How often do we think about what information footprint we leave in the digital space, what data potential hackers and criminals may have in the public domain
After all, it is one thing to share information in a private conversation, and another – when it comes to online correspondence, telephone or online rallies, registration on forums or in various applications. And then we completely forget what resources we registered on
According to FinTech, the global volume of data leakage in 2020 increased by 80%, and the number of phishing attacks in February of the same year increased by 600% – a record in global information security practice. In most cases, attacks on companies or specific people took place in order to obtain personal- 65% and financial information – 23%
Based on the experience of investigating such cyber incidents, we can conclude that the main reason is the security of users in relation to the complexity of account passwords.
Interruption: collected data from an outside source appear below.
+        const int e = ((4 * Y + 2 * h + rr) * g.W + 4 * X) * Ci + 4 * q, k = 4 * Ci * rr + 4 * q;
+        const double2 m0 = *reinterpret_cast<const double2*>(g.mean + e), m1 = *reinterpret_cast<const double2*>(g.mean + e + 2);
+        const double2 i0 = *reinterpret_cast<const double2*>(g.var + e), i1 = *reinterpret_cast<const double2*>(g.var + e + 2);
+        st[k * G2_THREADS] = m0.x; st[(k + 1) * G2_THREADS] = m0.y; st[(k + 2) * G2_THREADS] = m1.x; st[(k + 3) * G2_THREADS] = m1.y;
+        st[(8 * Ci + k) * G2_THREADS] = i0.x; st[(8 * Ci + k + 1) * G2_THREADS] = i0.y;
+        st[(8 * Ci + k + 2) * G2_THREADS] = i1.x; st[(8 * Ci + k + 3) * G2_THREADS] = i1.y;
+      }
+  }
+  for (int k0 = 0; k0 < n_mine; k0 += D) {
+#pragma unroll
+    for (int d = 0; d < D; ++d)
+      if (k0 + D + d < n_mine) g2_load<Ci>(a, srcs[k0 + D + d], it, nxt[d]);
+#pragma unroll
+    for (int d = 0; d < D; ++d)
+      if (k0 + d < n_mine) {
+        const int i = blockIdx.y + (k0 + d) * G, which = i >= g.B;
+        g2_store<Ci>(a, cur[d], st, it, which, (size_t)(i - which * g.B));
+      }
+#pragma unroll
+    for (int d = 0; d < D; ++d)
+#pragma unroll
+      for (int rr = 0; rr < 2; ++rr)
+#pragma unroll
+        for (int q = 0; q < Ci; ++q) cur[d][rr][q] = nxt[d][rr][q];
   }
 }
 
@@ -145,21 +199,22 @@
 };
 
 constexpr int P2_SUB = 4;
-__global__ void __launch_bounds__(256) planes2_kernel(const Plane2Job* __restrict__ jobs, const int* __restrict__ cta_job, int cta0) {
-  __shared__ float tile[P2_SUB][64][33];
-  const int cta = cta0 + blockIdx.x;
-  const Plane2Job job = jobs[cta_job[cta]];
-  const int t = cta - job.tile_start;
-  const int strips_n = (job.N + 32 * P2_SUB - 1) / (32 * P2_SUB);
-  const int r0 = (t / strips_n) * 64, nb = (t % strips_n) * 32 * P2_SUB;
-  const int tid = threadIdx.x;
+struct P2Strip { Plane2Job job; int r0, nb; };
+__device__ __forceinline__ P2Strip p2_strip(const Plane2Job* __restrict__ jobs, const int* __restrict__ cta_job, int cta) {
+  P2Strip s;
+  s.job = jobs[cta_job[cta]];
+  const int t = cta - s.job.tile_start, strips_n = (s.job.N + 32 * P2_SUB - 1) / (32 * P2_SUB);
+  s.r0 = (t / strips_n) * 64; s.nb = (t % strips_n) * 32 * P2_SUB;
+  return s;
+}
+__device__ __forceinline__ void p2_load(const P2Strip& s, int tid, float4 (&v)[P2_SUB][2]) {
+  const Plane2Job& job = s.job;
   const bool vec_ok = (job.N & 3) == 0;
-  float4 v[P2_SUB][2];
 #pragma unroll
   for (int q = 0; q < P2_SUB; ++q)
 #pragma unroll
     for (int j = 0; j < 2; ++j) {
-      const int i = tid + 256 * j, r = r0 + (i >> 3), n = nb + 32 * q + 4 * (i & 7);
+      const int i = tid + 256 * j, r = s.r0 + (i >> 3), n = s.nb + 32 * q + 4 * (i & 7);
       v[q][j] = make_float4(0.f, 0.f, 0.f, 0.f);
       if (r < job.R && n < job.N) {
         const float* sp = job.src + (size_t)r * job.N + n;
@@ -167,6 +222,10 @@
         else { v[q][j].x = sp[0]; if (n + 1 < job.N) v[q][j].y = sp[1]; if (n + 2 < job.N) v[q][j].z = sp[2]; if (n + 3 < job.N) v[q][j].w = sp[3]; }
       }
     }
+}
+__device__ __forceinline__ void p2_store(const P2Strip& s, int tid, const float4 (&v)[P2_SUB][2], float (*tile)[64][33]) {
+  const Plane2Job& job = s.job;
+  const int r0 = s.r0, nb = s.nb;
 #pragma unroll
   for (int q = 0; q < P2_SUB; ++q)
 #pragma unroll
@@ -214,6 +273,28 @@
           for (int u = 0; u < 8; ++u) if (rb + u < job.R) d[u] = p[k][u];
       }
     }
+  }
+  __syncthreads();
+}
+__global__ void __maxnreg__(96) planes2_kernel(const Plane2Job* __restrict__ jobs, const int* __restrict__ cta_job, int cta0, int n_strips) {
+  __shared__ float tile[P2_SUB][64][33];
+  const int tid = threadIdx.x;
+  int t = blockIdx.x;
+  if (t >= n_strips) return;
+  P2Strip cur = p2_strip(jobs, cta_job, cta0 + t);
+  float4 v[P2_SUB][2];
+  p2_load(cur, tid, v);
+  for (; t < n_strips; t += gridDim.x) {
+    const int tn = t + gridDim.x;
+    P2Strip nxt = cur;
+    float4 vn[P2_SUB][2];
+    if (tn < n_strips) { nxt = p2_strip(jobs, cta_job, cta0 + tn); p2_load(nxt, tid, vn); }
+    p2_store(cur, tid, v, tile);
+    cur = nxt;
+#pragma unroll
+    for (int q = 0; q < P2_SUB; ++q)
+#pragma unroll
+      for (int j = 0; j < 2; ++j) v[q][j] = vn[q][j];
   }
 }
 
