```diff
@@ -1863,15 +1917,36 @@
     GLF_TRY(cg_setup(ctx, cg, A, lda, p, ld, shard, d_dinv));
     ResWork rs;
     GLF_TRY(rs.init(ctx, p, ld, shard));
-    const Rows rows = rows_of(p, shard);
     const unsigned nloc = rows.n();
     const size_t off = (size_t)rows.r0 * ld, nloc_ld = (size_t)nloc * ld;
     GLF_TRY(mv_collect(ctx));
     const int mv_count0 = ctx->mv_count, narrow0 = ctx->narrow_sweeps;
     const double mv_ms0 = ctx->mv_ms, mv_bytes0 = ctx->mv_bytes;
     bool replicated = false;
-    GLF_TRY(orthonormalise_dev(ctx, gs, X.p, p, m, ld, rows, shard, &replicated));
-    GLF_HIP(ctx, hipMemcpyAsync(Xb.p, X.p, sizeof(float) * n, hipMemcpyDeviceToDevice, st));
+    if (start_hit) {
+        GLF_HIP(ctx, hipMemcpyAsync(gs.norms.p, ctx->x0_orth_norms, sizeof(double) * ld, hipMemcpyDeviceToDevice, st));
+        gs.last_fused = ctx->x0_orth_fused;
+    } else {
+        GLF_TRY(orthonormalise_dev(ctx, gs, X.p, p, m, ld, rows, shard, &replicated));
+        if (start_cached) {
+            if (!ctx->x0_orth_form) {
+                if (ctx->x0_orth) (void)hipFree(ctx->x0_orth);
+                if (ctx->x0_orth_norms) (void)hipFree(ctx->x0_orth_norms);
+                ctx->x0_orth = nullptr;
+                ctx->x0_orth_norms = nullptr;
+                GLF_HIP(ctx, hipMalloc(reinterpret_cast<void **>(&ctx->x0_orth), n_out * sizeof(float)));
+                GLF_HIP(ctx, hipMalloc(reinterpret_cast<void **>(&ctx->x0_orth_norms), ld * sizeof(double)));
+            }
+            ctx->x0_orth_form = 0;
+            GLF_HIP(ctx, hipMemcpyAsync(ctx->x0_orth, X.p, sizeof(float) * n_out, hipMemcpyDeviceToDevice, st));
+            GLF_HIP(ctx, hipMemcpyAsync(ctx->x0_orth_norms, gs.norms.p, sizeof(double) * ld, hipMemcpyDeviceToDevice, st));
+            ctx->x0_orth_fused = gs.last_fused;
+            ctx->x0_orth_form = start_form;
+        }
+    }
+    const bool xb_late = !rows.dist;
+    if (xb_late) GLF_TRY(zero_pad_rows(ctx, Xb.p, p, n / ld, ld));
+    else GLF_HIP(ctx, hipMemcpyAsync(Xb.p, X.p, sizeof(float) * n, hipMemcpyDeviceToDevice, st));
     double r_norm = 0.0;
     GLF_TRY(residual_dev(ctx, rs, A, lda, p, X.p, m, ld, &r_norm));
     const bool verbose = ctx->tune.verbose;
@@ -1889,19 +1964,26 @@
         int inner = 0;
         bool ax_ready = derive_ax;
         if (swap_blocks) {
-            GLF_TRY(block_pcg_work(ctx, cg, A, lda, p, X.p, m, ld, inner_rtol, 10 * (int)p + 100, &inner, false));
+            GLF_TRY(block_pcg_work(ctx, cg, A, lda, p, X.p, m, ld, inner_rtol, 10 * (int)p + 100, &inner, false, true));
             inner_total += inner;
             const GsDerive der{cg.Xs.p, cg.R.p, rs.AX.p};
-            int fell_back = 0;
-            GLF_TRY(orthonormalise_fused_dev(ctx, gs.fused, X.p, rows, m, ld, gs.norms.p, &fell_back, &der));
-            gs.last_fused = !fell_back;
-            if (fell_back) {
+            GLF_TRY(orthonormalise_fused_dev(ctx, gs.fused, X.p, rows, m, ld, gs.norms.p, nullptr, &der));
+            std::swap(cg.Xs.p, Xb.p);
+            rc = residual_dev(ctx, rs, A, lda, p, X.p, m, ld, &r_norm, true);
+            if (rc != GLF_OK) {
+                (void)hipStreamSynchronize(st);
+                return rc;
+            }
+            gs.last_fused = !gsf_fell_back(gs.fused);
+            if (!gs.last_fused) {
                 if (verbose) fprintf(stderr, "[glf] Gram-Schmidt: ill-conditioned block, column-by-column sweep\n");
-                GLF_HIP(ctx, hipMemcpyAsync(X.p, cg.Xs.p, sizeof(float) * nloc_ld, hipMemcpyDeviceToDevice, st));
+                GLF_HIP(ctx, hipMemcpyAsync(X.p, Xb.p, sizeof(float) * nloc_ld, hipMemcpyDeviceToDevice, st));
                 GLF_TRY(orthonormalise_seq_dev(ctx, gs, X.p, p, m, ld));
-                ax_ready = false;
+                GLF_TRY(residual_dev(ctx, rs, A, lda, p, X.p, m, ld, &r_norm, false));
             }
-            std::swap(cg.Xs.p, Xb.p);
+            if (verbose)
+                fprintf(stderr, "[glf rank %d] outer iteration %d: %d block-CG steps, residual %.9g\n", ctx->comm.rank, it, inner, r_norm);
+            continue;
         } else {
             if (derive_ax && nloc) GLF_HIP(ctx, hipMemcpyAsync(rs.AX.p + off, X.p + off, sizeof(float) * nloc_ld, hipMemcpyDeviceToDevice, st));
             GLF_TRY(block_pcg_work(ctx, cg, A, lda, p, X.p, m, ld, inner_rtol, 10 * (int)p + 100, &inner));
@@ -1923,6 +2005,7 @@
         if (verbose)
             fprintf(stderr, "[glf rank %d] outer iteration %d: %d block-CG steps, residual %.9g\n", ctx->comm.rank, it, inner, r_norm);
     }
+    if (xb_late && it == 0) GLF_HIP(ctx, hipMemcpyAsync(Xb.p, X.p, sizeof(float) * n, hipMemcpyDeviceToDevice, st));
     if (opti_gs != 1 && (it % opti_gs) != 0)
         GLF_TRY(orthonormalise_dev(ctx, gs, X.p, p, m, ld, rows, shard, &replicated));
 
diff --git a/image-processing-graph-laplacian_amd/csrc/glf_internal.hpp b/image-processing-graph-laplacian_amd/csrc/glf_internal.hpp
--- a/image-processing-graph-laplacian_amd/csrc/glf_internal.hpp
+++ b/image-processing-graph-laplacian_amd/csrc/glf_internal.hpp
@@ -73,6 +73,10 @@
     float *x0_block = nullptr;
     unsigned x0_p = 0, x0_m = 0, x0_ld = 0;
     unsigned long long x0_seed = 0;
+    float *x0_orth = nullptr;
+    double *x0_orth_norms = nullptr;
+    int x0_orth_form = 0;
+    bool x0_orth_fused = false;
     int contraction = GLF_CONTRACT_F16_SPLIT;
     struct { int skipping = 0, lut = 0; } nys_note;
     struct { int path = 0, shape = 0, skipping = 0, chunks = 0, mgroups = 0; double entries = 0.0; } deg_note;
```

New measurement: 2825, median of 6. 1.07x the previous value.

Wealthy and influential users are the main victims of “digital criminals”
To explain simply what a data leak is – this is when hackers can obtain information by hacking the operating system installed on a mobile phone, social network account, email. With full information about the person, his relatives and friends, the mother’s maiden name and nickname of your favorite cat or dog – you can hack e-mail, social media account, account, which stores all user information. The hacker can then access more sensitive information. For example, a bank account, with known logins and passwords to the system Privat24, PayPal and other critical accounts
We all know that when registering in any application or account, in a particular data exchange system, you must specify a contact email, which is automatically sent a link for activation, which allows you to log in to your personal account, change your password, etc. Even without such links, personal email contains emails that specify logins and passwords to log in to personal online resources. As a result, the system identifies the user, however, in fact, an attacker is hiding under his account
In our practice, we regularly encounter such incidents. When we contact a client, we make sure to fully diagnose the IT system and personal information used by the client. In such a diagnosis, we rely on our experience, monitor the presence of errors that our experts often find during a security audit of the system
What are the most common mistakes?
First, one of the most dangerous and common mistakes is the same password on all services. For example, the date of birth of your child or wife when entering online banking, smartphone, etc., the security system on all resources of his test. But at one point, the user enters the same password to order a purchase in an online store that has already broken the system of protection of personal data of customers or gets on the phishing site. As a result, the attacker gets full access, so to speak, finds the key to all the doors
Secondly, the phishing mentioned earlier. This is sending fraudulent messages with suggestions, requests, even threats. Most often, they are accompanied by links, after which the recipient of such messages gives the attacker access to his smartphone, laptop or application
Third, free e-mail services. We noticed that mostly Generation X people rarely change passwords in their mailbox, but often distribute it to contractors and any interlocutors. After a short period of time in the mail with the name [email protected] and the password vasya123 accumulates such an amount of information, access to which can destroy the business or reputation of the person and his partners
n November 2020, NordPass, a provider of solutions for password managers, published a ranking of the most popular user passwords. According to the above information, only 44% of the analyzed 275,699,516 passwords were “unique”. As in previous years, the top five use passwords are: “123456”, “123456789”, “picture1”, “password” and “12345678”. Deciphering each of them will take seconds. Less than half of the password list is unique and new.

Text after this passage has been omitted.